• **Task to complete**: Give the number of lines in these entries that contain the string "trow", with no further comment.

--------

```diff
+    }                                                                                                      \
   }
 #define WX6W_BACC(set_, sc_)                                                                               \
   _Pragma("unroll") for (int i = 0; i < 2; ++i) {                                                          \
@@ -511,53 +552,92 @@
     for (int b = 0; b < TN; ++b)
 #pragma unroll
       for (int r = 0; r < 16; ++r) acc[a][b][r] = 0.f;
+  nerf_f32x16 accx[TM];
+  if constexpr (KX > 0) {
+#pragma unroll
+    for (int a = 0; a < TM; ++a)
+#pragma unroll
+      for (int r = 0; r < 16; ++r) accx[a][r] = 0.f;
+  }
   const int grp = lane >> 4, q = (lane >> 2) & 3, p4 = lane & 3;
   const int trow = 8 * (grp >> 1) + q, tcol = 16 * (grp & 1) + 4 * p4;
-  auto tr_frag = [&](const nerf_bf16* base) {
+  auto tr_frag = [&](const nerf_bf16* base, const int pitch) {
     const nerf_s16x4 lo = __builtin_amdgcn_ds_read_tr16_b64_v4i16((__attribute__((address_space(3))) nerf_s16x4*)(base));
     const nerf_s16x4 hi =
-        __builtin_amdgcn_ds_read_tr16_b64_v4i16((__attribute__((address_space(3))) nerf_s16x4*)(base + 4 * PT));
+        __builtin_amdgcn_ds_read_tr16_b64_v4i16((__attribute__((address_space(3))) nerf_s16x4*)(base + 4 * pitch));
     const short v8 __attribute__((ext_vector_type(8))) = {lo[0], lo[1], lo[2], lo[3], hi[0], hi[1], hi[2], hi[3]};
     return __builtin_bit_cast(nerf_bf16x8, v8);
   };
 
-  const int64_t nit = (r1 - r0) / MR;
+  typedef __attribute__((address_space(3))) nerf_bf16* lds_ptr;
+  lds_ptr rdG = nullptr, rdX = nullptr, rdE = nullptr, wrG = nullptr, wrX = nullptr, wrE = nullptr;
+#define WX6W_MOVE(rd_, wr_)                                                                                \
+  {                                                                                                        \
+    rdG += (rd_); rdX += (rd_); rdE += (rd_); wrG += (wr_); wrX += (wr_); wrE += (wr_);                    \
+    asm volatile("" : "+v"(rdG), "+v"(rdX), "+v"(rdE), "+v"(wrG), "+v"(wrX), "+v"(wrE));                   \
+  }
+  if constexpr (KX > 0) {
+    const lds_ptr sm = (lds_ptr)smem;
+    rdG = sm + trow * PT + wn * WTN + tcol;
+    rdX = sm + 3 * IMG + trow * PX + wk * WTK + tcol;
+    rdE = sm + 3 * IMG + trow * PX + 256 + 32 * wk + tcol;
+    wrG = sm + (tid >> 6) * PT + 4 * (tid & 63);
+    wrX = sm + 3 * IMG + (tid >> 6) * PX + 4 * (tid & 63);
+    wrE = sm + 3 * IMG + (tid >> 5) * PX + 256 + 2 * (tid & 31);
+    WX6W_MOVE(0, 0);
+  }
+  typedef typename std::conditional<KX != 0, int, int64_t>::type it_t;
+  const it_t nit = (it_t)((r1 - r0) / MR);
   if (nit > 0) {
 #pragma unroll
     for (int j = 0; j < PF; ++j) WX6W_GLOAD(j, r0 + (j < nit ? j : nit - 1) * MR);
     WX6W_SSTORE(0, 0);
     if (braw) WX6W_BACC(0, 1.f);
   }
+  if constexpr (KX > 0) WX6W_MOVE(0, STAGE);
   __syncthreads();
-  auto do_slab = [&](auto J, const int64_t it) __attribute__((always_inline)) {
+  auto do_slab = [&](auto J, const it_t it) __attribute__((always_inline)) {
       constexpr int j = decltype(J)::value;
-      WX6W_GLOAD(j, r0 + (it + PF < nit ? it + PF : nit - 1) * MR);
+      if constexpr (KX == 0) WX6W_GLOAD(j, r0 + (it + PF < nit ? it + PF : nit - 1) * MR);
       const int buf = j;
       const nerf_bf16* Gs = smem + buf * STAGE;
       const nerf_bf16* Xs = Gs + 3 * IMG;
+      const nerf_bf16* Ga = (const nerf_bf16*)rdG, * Xa = (const nerf_bf16*)rdX, * Ea = (const nerf_bf16*)rdE;
       nerf_bf16x8 af[TM][3];
 #pragma unroll
       for (int pc = 0; pc < 3; ++pc)
 #pragma unroll
-        for (int a = 0; a < TM; ++a) af[a][pc] = tr_frag(Gs + pc * IMG + trow * PT + wn * WTN + a * 32 + tcol);
+        for (int a = 0; a < TM; ++a)
+          af[a][pc] = tr_frag(KX ? Ga + pc * IMG + a * 32 : Gs + pc * IMG + trow * PT + wn * WTN + a * 32 + tcol, PT);
 #pragma unroll
       for (int bp = 0; bp < TN / 2; ++bp) {
         if (bp == 1) WX6W_SSTORE((j + 1) % PF, buf ^ 1);
         if (bp == 1 && braw) WX6W_BACC((j + 1) % PF, it + 1 < nit ? 1.f : 0.f);
-        nerf_bf16x8 bf[2][3];
+        nerf_bf16x8 bf[2][3], bfx[3];
 #pragma unroll
         for (int pc = 0; pc < 3; ++pc)
 #pragma unroll
           for (int b = 0; b < 2; ++b)
-            bf[b][pc] = tr_frag(Xs + pc * IMG + trow * PT + wk * WTK + (2 * bp + b) * 32 + tcol);
-#pragma unroll
-        for (int t = 0; t < 6; ++t)
+            bf[b][pc] = tr_frag(KX ? Xa + pc * IMX + (2 * bp + b) * 32
+                                   : Xs + pc * IMG + trow * PT + wk * WTK + (2 * bp + b) * 32 + tcol, PX);
+        if (KX > 0 && bp == 0) {
+#pragma unroll
+          for (int pc = 0; pc < 3; ++pc) bfx[pc] = tr_frag(Ea + pc * IMX, PX);
+        }
+#pragma unroll
+        for (int t = 0; t < 6; ++t) {
 #pragma unroll
           for (int a = 0; a < TM; ++a)
 #pragma unroll
             for (int b = 0; b < 2; ++b)
               acc[a][2 * bp + b] = __builtin_amdgcn_mfma_f32_32x32x16_bf16(af[a][X6_PA[t]], bf[b][X6_PB[t]],
                                                                          acc[a][2 * bp + b], 0, 0, 0);
+          if (KX > 0 && bp == 0) {
+#pragma unroll
+            for (int a = 0; a < TM; ++a)
+              accx[a] = __builtin_amdgcn_mfma_f32_32x32x16_bf16(af[a][X6_PA[t]], bfx[X6_PB[t]], accx[a], 0, 0, 0);
+          }
+        }
         if (bp == 1) {
           __builtin_amdgcn_sched_group_barrier(0x100, 6, 0);
 #pragma unroll
@@ -567,10 +647,14 @@
             if (q & 1) __builtin_amdgcn_sched_group_barrier(0x200, 1, 0);
           }
         }
-      }
+        if constexpr (KX > 0) {
+          if (bp == 0) WX6W_GLOAD(j, r0 + (it + PF < nit ? it + PF : nit - 1) * MR);
+        }
+      }
+      if constexpr (KX > 0) WX6W_MOVE(j == 0 ? STAGE : -STAGE, j == 0 ? -STAGE : STAGE);
       __syncthreads();
   };
-  int64_t it0 = 0;
+  it_t it0 = 0;
   for (; it0 + PF <= nit; it0 += PF) {
     do_slab(std::integral_constant<int, 0>{}, it0);
     do_slab(std::integral_constant<int, 1>{}, it0 + 1);
@@ -579,15 +663,20 @@
 #undef WX6W_GLOAD
 #undef WX6W_SSTORE
 #undef WX6W_BACC
+#undef WX6W_MOVE
+  int te = tid;
+  if constexpr (KX > 0) asm volatile("" : "+v"(te));
+  const int elane = KX ? te & 63 : lane, ewave = KX ? te >> 6 : wave, ewn = KX ? ewave >> 1 : wn, ewk = KX ? ewave & 1 : wk;
+  const int eli = KX ? elane & 31 : li, elh = KX ? elane >> 5 : lh;
   if (braw) {
     float* part = reinterpret_cast<float*>(smem);
-    *reinterpret_cast<float4*>(part + wave * 256 + 4 * lane) = b4;
+    *reinterpret_cast<float4*>(part + ewave * 256 + 4 * elane) = b4;
     __syncthreads();
-    if (tid < 256) {
-      float v = part[tid];
-#pragma unroll
-      for (int w = 1; w < 8; ++w) v += part[w * 256 + tid];
-      Pb[(int64_t)s * slab + tid] = v;
+    if (te < 256) {
+      float v = part[te];
+#pragma unroll
+      for (int w = 1; w < 8; ++w) v += part[w * 256 + te];
+      Pb[(int64_t)s * slab + te] = v;
     }
   }
 
@@ -596,12 +685,20 @@
   for (int a = 0; a < TM; ++a) {
 #pragma unroll
     for (int b = 0; b < TN; ++b) {
-      const int k = wk * WTK + b * 32 + li;
+      const int k = ewk * WTK + b * 32 + eli;
 #pragma unroll
       for (int r = 0; r < 16; ++r) {
-        const int n = wn * WTN + a * 32 + (r & 3) + 8 * (r >> 2) + 4 * lh;
+        const int n = ewn * WTN + a * 32 + (r & 3) + 8 * (r >> 2) + 4 * elh;
         Ps[(int64_t)n * ldp + k] = acc[a][b][r];
       }
     }
+    if constexpr (KX > 0) {
+      const int k = 256 + 32 * ewk + eli;
+#pragma unroll
+      for (int r = 0; r < 16; ++r) {
+        const int n = ewn * WTN + a * 32 + (r & 3) + 8 * (r >> 2) + 4 * elh;
+        Ps[(int64_t)n * ldp + k] = accx[a][r];
+      }
+    }
   }
 }
diff --git a/nerf-sys_amd/csrc/mlp.hip b/nerf-sys_amd/csrc/mlp.hip
--- a/nerf-sys_amd/csrc/mlp.hip
+++ b/nerf-sys_amd/csrc/mlp.hip
@@ -212,20 +212,13 @@
   float* Pb = w.partial + L.off[tensor_w + 1];
   const int ldp = L.cols[tensor_w];
   const int64_t slab = L.total;
-  if (N != 256 || ldg % 4 || ldx % 4) return NERF_E_ARG;
-  auto t128 = [&](const float* Xk, float* Pk, float* Pbk) {
-    gemm_wgrad_x6w_kernel<<<w.S, 512, 0, st>>>(G, ldg, Xk, ldx, Pk, ldp, Pbk, slab, w.rps, w.Mp);
-  };
-  auto t64 = [&](const float* Xk, float* Pk, float* Pbk) {
-    gemm_wgrad_x6_kernel<128, 64, 4><<<2 * w.S, 256, 0, st>>>(G, ldg, Xk, ldx, Pk, ldp, Pbk, slab, w.rps, w.Mp, 1, 2);
-  };
+  if (N != 256 || ldg % 4 || ldx % 4 || ldx < K || ldp < K) return NERF_E_ARG;
   if (K == 64) {
-    t64(X, P, Pb);
+    gemm_wgrad_x6_kernel<128, 64, 4><<<2 * w.S, 256, 0, st>>>(G, ldg, X, ldx, P, ldp, Pb, slab, w.rps, w.Mp, 1, 2);
   } else if (K == 256) {
-    t128(X, P, Pb);
+    gemm_wgrad_x6w_kernel<0><<<w.S, 512, 0, st>>>(G, ldg, X, ldx, P, ldp, Pb, slab, w.rps, w.Mp);
   } else if (K == 320) {
-    t128(X, P, Pb);
-    t64(X + 256, P + 256, nullptr);
+    gemm_wgrad_x6w_kernel<64><<<w.S, 512, 0, st>>>(G, ldg, X, ldx, P, ldp, Pb, slab, w.rps, w.Mp);
   } else {
     return NERF_E_ARG;
   }
```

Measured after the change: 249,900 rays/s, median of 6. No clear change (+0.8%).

--------

• **Response below**: 8